* BRIEF *
Filter the lines below, keeping each one that holds "twoN".

[Saved entries]
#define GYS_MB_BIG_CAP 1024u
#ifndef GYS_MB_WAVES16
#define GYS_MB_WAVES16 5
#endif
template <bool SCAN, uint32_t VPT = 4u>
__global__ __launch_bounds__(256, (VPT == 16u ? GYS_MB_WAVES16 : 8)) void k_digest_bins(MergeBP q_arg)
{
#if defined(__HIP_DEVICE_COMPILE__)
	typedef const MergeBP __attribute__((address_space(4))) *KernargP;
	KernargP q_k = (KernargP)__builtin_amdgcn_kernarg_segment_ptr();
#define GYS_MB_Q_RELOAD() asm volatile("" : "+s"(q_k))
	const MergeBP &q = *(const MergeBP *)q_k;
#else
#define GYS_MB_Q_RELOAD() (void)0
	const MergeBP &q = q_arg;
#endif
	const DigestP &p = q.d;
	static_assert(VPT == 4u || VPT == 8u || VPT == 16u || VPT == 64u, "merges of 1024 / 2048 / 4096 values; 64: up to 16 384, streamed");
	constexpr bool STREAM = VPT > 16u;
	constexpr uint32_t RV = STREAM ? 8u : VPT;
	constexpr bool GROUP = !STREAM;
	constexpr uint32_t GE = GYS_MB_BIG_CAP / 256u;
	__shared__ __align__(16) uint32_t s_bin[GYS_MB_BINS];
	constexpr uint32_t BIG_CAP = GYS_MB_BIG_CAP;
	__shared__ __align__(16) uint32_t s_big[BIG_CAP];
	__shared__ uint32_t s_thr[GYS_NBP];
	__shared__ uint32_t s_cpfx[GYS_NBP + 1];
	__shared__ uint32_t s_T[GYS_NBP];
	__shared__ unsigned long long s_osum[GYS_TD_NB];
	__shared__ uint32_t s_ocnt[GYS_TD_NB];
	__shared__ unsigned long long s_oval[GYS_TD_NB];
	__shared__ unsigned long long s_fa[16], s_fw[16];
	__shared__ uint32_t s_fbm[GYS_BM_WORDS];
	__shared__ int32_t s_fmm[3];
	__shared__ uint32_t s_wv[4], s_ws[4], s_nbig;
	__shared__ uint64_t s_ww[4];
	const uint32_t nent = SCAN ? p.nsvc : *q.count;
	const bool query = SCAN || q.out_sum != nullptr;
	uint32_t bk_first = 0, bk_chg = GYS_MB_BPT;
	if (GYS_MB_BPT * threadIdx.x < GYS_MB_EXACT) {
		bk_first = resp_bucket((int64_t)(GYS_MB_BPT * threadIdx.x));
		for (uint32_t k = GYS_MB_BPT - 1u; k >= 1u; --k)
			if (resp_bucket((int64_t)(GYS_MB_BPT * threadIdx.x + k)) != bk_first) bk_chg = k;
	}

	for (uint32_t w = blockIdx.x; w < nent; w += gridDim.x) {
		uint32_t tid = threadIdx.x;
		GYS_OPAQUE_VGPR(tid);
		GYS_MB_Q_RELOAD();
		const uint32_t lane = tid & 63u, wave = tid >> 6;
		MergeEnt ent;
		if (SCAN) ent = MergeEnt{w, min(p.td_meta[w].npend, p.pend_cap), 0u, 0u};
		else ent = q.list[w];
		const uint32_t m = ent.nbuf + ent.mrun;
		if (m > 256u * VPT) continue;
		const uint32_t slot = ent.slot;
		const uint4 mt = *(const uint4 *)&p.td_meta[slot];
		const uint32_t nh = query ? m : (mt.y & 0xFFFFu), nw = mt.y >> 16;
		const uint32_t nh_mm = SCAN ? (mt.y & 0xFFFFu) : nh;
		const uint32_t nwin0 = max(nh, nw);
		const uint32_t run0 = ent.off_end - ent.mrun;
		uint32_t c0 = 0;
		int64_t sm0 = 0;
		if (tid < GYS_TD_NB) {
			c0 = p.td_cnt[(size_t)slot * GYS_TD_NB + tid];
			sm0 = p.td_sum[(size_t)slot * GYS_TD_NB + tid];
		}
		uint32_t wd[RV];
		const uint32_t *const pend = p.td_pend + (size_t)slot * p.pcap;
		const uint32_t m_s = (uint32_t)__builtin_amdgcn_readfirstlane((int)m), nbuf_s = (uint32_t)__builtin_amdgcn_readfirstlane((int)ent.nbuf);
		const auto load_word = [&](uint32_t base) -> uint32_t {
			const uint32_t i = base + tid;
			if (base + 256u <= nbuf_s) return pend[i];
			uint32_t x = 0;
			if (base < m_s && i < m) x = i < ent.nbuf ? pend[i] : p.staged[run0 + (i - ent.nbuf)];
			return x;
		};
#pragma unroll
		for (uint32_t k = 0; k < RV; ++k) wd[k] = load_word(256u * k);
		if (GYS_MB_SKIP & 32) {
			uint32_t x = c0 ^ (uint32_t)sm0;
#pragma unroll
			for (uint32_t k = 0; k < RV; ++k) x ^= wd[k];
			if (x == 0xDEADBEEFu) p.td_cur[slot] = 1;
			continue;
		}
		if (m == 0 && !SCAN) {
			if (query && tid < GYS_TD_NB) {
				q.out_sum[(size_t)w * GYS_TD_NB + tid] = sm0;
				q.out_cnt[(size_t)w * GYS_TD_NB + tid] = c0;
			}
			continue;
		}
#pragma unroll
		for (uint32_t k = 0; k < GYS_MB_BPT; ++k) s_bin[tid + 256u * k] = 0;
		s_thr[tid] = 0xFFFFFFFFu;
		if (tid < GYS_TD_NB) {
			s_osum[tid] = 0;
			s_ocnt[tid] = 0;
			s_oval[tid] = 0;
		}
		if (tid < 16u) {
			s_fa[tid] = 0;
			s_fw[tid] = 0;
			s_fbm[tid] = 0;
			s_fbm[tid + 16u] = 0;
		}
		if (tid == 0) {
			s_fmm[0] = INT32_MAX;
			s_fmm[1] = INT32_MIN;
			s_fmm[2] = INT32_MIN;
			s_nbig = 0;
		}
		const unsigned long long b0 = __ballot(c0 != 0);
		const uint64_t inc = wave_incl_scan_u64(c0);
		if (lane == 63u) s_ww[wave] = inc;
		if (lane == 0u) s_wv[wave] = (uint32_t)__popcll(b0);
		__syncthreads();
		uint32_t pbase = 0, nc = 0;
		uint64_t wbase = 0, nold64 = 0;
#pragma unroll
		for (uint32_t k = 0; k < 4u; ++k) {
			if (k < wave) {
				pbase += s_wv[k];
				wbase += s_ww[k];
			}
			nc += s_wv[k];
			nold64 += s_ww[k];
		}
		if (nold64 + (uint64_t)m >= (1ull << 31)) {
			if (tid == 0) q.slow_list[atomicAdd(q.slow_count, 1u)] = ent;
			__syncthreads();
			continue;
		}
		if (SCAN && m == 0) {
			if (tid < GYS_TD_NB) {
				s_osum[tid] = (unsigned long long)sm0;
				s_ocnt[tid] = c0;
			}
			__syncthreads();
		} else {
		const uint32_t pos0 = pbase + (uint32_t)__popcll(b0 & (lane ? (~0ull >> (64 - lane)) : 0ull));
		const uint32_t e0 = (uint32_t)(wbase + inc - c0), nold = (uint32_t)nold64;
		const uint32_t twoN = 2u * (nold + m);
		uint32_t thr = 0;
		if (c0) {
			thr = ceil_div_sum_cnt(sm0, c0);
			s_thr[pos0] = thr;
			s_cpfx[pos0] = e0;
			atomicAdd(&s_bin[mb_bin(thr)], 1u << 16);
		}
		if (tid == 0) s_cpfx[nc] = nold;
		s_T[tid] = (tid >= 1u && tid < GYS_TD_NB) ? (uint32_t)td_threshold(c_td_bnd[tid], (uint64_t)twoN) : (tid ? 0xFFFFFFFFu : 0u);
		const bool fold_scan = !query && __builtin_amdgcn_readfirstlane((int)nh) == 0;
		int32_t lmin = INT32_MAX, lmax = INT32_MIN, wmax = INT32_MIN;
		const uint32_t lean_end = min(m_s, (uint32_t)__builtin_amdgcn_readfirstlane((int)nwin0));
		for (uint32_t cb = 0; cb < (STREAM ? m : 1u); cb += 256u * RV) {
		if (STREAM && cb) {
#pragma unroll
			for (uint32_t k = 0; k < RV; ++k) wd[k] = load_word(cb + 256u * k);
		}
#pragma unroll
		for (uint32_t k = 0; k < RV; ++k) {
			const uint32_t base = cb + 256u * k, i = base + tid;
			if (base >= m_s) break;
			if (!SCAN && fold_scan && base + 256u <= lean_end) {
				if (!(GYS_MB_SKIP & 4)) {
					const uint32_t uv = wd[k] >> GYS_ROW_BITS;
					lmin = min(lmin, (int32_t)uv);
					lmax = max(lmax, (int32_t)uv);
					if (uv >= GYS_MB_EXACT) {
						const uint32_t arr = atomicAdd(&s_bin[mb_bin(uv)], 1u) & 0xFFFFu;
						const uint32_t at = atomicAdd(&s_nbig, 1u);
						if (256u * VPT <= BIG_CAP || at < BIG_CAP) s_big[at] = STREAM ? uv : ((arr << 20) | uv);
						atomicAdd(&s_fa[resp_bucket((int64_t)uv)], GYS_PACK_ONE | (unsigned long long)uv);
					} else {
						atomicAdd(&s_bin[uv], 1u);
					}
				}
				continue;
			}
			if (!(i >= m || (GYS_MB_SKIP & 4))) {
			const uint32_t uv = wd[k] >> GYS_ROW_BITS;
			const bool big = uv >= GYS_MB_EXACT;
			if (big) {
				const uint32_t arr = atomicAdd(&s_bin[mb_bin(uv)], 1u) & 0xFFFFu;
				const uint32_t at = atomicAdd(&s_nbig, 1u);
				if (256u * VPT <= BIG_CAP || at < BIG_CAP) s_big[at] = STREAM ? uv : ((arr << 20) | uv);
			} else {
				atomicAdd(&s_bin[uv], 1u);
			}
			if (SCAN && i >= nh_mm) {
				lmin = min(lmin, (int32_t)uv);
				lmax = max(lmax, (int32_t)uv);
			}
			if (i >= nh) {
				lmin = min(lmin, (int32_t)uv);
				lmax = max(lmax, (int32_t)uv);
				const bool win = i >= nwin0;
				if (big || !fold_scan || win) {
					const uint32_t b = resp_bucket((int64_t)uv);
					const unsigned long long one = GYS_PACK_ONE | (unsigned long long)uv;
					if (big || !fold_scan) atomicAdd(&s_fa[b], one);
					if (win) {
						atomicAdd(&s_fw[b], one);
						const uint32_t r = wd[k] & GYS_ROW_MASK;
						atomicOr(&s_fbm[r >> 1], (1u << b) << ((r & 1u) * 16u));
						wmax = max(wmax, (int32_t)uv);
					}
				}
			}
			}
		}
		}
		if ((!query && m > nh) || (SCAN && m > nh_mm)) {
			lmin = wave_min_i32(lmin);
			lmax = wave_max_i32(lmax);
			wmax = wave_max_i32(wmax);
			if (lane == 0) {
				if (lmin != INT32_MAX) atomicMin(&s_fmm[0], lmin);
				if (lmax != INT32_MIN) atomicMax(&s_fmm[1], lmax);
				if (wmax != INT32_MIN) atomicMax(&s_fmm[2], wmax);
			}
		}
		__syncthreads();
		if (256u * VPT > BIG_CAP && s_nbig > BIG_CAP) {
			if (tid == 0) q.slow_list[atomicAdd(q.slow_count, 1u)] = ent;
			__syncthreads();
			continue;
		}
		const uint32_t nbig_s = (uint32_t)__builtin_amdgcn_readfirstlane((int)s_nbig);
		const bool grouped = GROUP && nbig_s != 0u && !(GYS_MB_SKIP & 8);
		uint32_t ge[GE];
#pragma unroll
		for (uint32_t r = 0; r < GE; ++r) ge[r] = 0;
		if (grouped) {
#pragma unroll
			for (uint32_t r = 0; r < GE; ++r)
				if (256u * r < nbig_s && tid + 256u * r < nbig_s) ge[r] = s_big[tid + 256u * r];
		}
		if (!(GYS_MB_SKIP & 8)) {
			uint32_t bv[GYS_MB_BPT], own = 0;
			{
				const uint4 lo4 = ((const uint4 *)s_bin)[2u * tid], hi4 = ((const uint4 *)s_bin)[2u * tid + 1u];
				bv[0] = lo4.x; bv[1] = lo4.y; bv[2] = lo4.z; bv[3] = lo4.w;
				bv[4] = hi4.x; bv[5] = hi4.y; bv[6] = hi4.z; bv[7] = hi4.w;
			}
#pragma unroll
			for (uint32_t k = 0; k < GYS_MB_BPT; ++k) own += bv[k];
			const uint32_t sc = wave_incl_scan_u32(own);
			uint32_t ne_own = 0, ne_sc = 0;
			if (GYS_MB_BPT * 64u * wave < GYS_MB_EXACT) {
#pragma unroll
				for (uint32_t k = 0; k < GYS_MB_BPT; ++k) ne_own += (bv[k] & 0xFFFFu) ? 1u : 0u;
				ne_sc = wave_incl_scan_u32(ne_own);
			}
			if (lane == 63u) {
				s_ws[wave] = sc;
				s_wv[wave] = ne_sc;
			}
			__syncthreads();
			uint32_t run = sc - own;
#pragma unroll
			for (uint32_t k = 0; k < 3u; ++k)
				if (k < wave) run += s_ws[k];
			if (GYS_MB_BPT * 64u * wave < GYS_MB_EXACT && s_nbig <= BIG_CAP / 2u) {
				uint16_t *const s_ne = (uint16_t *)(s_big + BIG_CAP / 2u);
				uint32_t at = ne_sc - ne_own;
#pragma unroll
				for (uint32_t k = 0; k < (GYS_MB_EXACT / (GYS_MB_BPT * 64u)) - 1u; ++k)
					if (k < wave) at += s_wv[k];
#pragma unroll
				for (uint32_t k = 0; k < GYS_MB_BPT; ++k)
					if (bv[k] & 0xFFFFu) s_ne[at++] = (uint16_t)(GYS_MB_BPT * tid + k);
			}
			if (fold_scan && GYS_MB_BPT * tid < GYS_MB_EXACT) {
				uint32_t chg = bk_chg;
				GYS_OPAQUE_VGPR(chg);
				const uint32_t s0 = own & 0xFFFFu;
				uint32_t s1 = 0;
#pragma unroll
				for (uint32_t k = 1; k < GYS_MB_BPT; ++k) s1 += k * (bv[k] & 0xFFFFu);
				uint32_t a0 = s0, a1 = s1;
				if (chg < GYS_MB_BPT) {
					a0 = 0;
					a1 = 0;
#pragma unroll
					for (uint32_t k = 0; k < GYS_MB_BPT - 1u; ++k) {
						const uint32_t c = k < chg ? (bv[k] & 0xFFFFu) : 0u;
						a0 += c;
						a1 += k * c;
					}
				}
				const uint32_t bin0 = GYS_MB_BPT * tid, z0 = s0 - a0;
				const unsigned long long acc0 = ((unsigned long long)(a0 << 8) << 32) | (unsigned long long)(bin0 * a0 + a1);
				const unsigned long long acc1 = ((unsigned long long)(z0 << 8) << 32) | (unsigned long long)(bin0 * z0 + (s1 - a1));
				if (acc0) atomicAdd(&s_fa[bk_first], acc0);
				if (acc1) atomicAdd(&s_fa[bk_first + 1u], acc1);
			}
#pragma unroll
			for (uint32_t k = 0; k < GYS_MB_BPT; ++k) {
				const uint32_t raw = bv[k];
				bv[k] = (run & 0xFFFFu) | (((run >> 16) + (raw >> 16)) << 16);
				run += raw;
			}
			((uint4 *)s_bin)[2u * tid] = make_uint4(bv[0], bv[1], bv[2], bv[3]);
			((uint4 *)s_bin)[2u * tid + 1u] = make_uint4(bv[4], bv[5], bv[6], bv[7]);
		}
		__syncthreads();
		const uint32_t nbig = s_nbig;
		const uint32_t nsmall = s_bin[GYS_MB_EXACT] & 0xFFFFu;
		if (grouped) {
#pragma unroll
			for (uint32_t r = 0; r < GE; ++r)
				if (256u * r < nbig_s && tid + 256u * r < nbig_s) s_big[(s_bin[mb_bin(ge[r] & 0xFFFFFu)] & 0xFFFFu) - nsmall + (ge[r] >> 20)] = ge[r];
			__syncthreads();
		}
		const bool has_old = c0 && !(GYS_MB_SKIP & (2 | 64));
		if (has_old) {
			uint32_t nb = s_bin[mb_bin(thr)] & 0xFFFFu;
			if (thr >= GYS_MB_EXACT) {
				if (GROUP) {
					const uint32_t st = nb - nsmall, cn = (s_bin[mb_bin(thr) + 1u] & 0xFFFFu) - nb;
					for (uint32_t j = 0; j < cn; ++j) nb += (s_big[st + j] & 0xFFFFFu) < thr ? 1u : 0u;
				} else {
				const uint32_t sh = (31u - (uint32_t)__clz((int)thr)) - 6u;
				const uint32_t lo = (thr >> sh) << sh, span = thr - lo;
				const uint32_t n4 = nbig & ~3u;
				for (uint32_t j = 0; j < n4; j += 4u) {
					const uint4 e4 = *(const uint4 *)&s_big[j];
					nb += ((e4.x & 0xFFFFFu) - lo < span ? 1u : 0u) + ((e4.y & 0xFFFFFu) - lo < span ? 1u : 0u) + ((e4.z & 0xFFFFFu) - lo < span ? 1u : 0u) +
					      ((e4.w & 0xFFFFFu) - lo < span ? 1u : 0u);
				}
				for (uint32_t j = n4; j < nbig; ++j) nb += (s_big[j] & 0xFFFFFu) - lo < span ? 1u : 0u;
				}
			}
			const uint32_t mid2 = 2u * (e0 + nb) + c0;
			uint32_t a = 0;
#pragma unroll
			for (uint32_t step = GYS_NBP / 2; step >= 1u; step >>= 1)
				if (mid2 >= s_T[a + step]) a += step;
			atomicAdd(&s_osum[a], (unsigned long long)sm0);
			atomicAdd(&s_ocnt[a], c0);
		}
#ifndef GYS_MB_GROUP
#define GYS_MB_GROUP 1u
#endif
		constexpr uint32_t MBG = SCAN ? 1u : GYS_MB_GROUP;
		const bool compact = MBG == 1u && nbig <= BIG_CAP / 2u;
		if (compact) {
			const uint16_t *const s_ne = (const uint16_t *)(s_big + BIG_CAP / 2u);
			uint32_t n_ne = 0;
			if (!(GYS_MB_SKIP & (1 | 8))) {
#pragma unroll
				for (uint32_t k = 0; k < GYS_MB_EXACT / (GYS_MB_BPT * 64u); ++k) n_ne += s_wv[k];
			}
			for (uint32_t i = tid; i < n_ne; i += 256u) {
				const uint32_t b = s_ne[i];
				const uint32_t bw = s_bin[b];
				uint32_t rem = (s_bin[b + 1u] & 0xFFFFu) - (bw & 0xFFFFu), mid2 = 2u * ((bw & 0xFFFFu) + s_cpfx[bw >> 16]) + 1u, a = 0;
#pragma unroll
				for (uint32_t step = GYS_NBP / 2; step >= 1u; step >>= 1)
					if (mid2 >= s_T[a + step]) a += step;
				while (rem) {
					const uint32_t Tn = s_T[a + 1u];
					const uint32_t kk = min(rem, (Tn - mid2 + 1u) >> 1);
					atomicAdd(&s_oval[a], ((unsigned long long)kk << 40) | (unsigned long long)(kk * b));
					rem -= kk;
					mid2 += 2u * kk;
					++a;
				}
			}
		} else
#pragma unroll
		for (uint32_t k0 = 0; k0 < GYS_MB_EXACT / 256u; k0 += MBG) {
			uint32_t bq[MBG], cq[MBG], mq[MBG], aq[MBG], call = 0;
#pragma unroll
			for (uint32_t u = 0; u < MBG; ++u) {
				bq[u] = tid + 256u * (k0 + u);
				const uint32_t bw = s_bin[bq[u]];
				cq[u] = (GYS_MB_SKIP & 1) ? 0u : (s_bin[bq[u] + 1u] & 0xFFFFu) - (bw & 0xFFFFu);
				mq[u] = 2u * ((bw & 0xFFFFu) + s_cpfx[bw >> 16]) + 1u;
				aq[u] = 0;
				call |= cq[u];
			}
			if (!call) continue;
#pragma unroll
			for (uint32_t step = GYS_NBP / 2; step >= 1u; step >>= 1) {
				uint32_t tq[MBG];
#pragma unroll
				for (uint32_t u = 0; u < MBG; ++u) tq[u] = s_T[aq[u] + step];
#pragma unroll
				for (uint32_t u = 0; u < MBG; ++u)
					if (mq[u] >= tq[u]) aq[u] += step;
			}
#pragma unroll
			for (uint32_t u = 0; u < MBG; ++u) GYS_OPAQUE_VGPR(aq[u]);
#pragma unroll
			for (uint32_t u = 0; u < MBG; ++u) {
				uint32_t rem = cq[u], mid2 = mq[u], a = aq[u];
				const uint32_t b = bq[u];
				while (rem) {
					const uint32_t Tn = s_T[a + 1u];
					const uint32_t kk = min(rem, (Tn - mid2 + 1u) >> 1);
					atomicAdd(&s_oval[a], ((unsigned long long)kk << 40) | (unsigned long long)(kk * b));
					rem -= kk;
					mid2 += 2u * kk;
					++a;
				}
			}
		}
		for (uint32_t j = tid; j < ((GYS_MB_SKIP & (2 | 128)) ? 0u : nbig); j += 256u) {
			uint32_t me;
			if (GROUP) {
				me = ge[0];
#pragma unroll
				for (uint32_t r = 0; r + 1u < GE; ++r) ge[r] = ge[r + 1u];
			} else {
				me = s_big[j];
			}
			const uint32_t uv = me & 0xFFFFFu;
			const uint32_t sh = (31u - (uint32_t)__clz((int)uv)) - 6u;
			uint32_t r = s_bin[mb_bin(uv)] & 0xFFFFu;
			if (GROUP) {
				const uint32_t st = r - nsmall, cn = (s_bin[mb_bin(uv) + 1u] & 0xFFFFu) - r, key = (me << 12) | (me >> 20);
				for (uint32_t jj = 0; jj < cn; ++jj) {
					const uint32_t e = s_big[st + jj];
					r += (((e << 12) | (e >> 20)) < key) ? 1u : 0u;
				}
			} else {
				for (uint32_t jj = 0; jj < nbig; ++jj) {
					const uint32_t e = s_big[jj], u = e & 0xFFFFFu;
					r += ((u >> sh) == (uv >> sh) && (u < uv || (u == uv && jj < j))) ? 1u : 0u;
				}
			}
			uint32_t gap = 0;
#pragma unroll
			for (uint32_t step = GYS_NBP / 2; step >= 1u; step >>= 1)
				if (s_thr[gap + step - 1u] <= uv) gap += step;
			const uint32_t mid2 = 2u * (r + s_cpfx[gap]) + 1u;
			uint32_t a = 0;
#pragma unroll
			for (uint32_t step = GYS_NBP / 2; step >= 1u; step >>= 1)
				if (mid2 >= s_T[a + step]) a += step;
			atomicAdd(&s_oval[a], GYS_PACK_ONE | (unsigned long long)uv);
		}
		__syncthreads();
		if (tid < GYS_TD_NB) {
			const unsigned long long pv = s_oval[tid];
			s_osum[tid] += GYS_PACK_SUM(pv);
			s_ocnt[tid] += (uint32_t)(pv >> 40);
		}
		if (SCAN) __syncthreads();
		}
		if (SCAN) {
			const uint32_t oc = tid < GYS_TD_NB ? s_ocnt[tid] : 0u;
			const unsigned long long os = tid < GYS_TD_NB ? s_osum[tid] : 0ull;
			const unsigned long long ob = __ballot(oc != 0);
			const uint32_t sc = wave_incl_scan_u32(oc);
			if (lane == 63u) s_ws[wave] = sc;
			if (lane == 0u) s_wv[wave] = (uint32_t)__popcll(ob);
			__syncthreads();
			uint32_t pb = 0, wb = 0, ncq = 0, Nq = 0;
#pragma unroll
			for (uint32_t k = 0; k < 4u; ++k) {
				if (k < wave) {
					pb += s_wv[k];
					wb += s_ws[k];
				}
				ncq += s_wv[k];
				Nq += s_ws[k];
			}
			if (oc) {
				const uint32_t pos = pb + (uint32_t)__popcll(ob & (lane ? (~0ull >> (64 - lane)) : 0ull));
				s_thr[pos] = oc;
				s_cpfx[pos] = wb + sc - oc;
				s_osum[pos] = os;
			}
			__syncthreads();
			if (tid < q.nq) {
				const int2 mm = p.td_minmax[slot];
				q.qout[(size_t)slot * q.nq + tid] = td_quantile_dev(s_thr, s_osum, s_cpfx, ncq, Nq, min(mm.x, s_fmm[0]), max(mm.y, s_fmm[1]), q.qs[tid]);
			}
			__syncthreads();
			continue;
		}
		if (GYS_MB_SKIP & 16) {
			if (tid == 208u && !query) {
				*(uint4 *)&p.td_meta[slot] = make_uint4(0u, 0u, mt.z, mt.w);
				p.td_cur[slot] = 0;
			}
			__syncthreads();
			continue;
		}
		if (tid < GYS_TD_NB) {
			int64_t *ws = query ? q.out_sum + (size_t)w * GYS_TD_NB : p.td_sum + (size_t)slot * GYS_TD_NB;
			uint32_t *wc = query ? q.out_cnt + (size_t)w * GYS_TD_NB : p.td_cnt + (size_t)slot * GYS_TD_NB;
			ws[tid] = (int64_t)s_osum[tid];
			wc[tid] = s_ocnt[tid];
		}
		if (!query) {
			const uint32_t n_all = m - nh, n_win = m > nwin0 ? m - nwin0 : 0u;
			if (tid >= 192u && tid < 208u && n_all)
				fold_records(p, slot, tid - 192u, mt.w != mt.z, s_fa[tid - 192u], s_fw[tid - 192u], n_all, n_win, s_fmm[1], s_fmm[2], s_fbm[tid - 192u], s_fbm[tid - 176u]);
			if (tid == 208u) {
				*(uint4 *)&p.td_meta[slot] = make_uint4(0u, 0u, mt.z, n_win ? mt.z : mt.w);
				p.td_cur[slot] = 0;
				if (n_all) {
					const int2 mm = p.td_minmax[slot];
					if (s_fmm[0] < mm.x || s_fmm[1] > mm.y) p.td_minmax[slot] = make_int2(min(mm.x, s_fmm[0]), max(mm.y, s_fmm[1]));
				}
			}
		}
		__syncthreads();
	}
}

* OUTPUT *
		const uint32_t twoN = 2u * (nold + m);
		s_T[tid] = (tid >= 1u && tid < GYS_TD_NB) ? (uint32_t)td_threshold(c_td_bnd[tid], (uint64_t)twoN) : (tid ? 0xFFFFFFFFu : 0u);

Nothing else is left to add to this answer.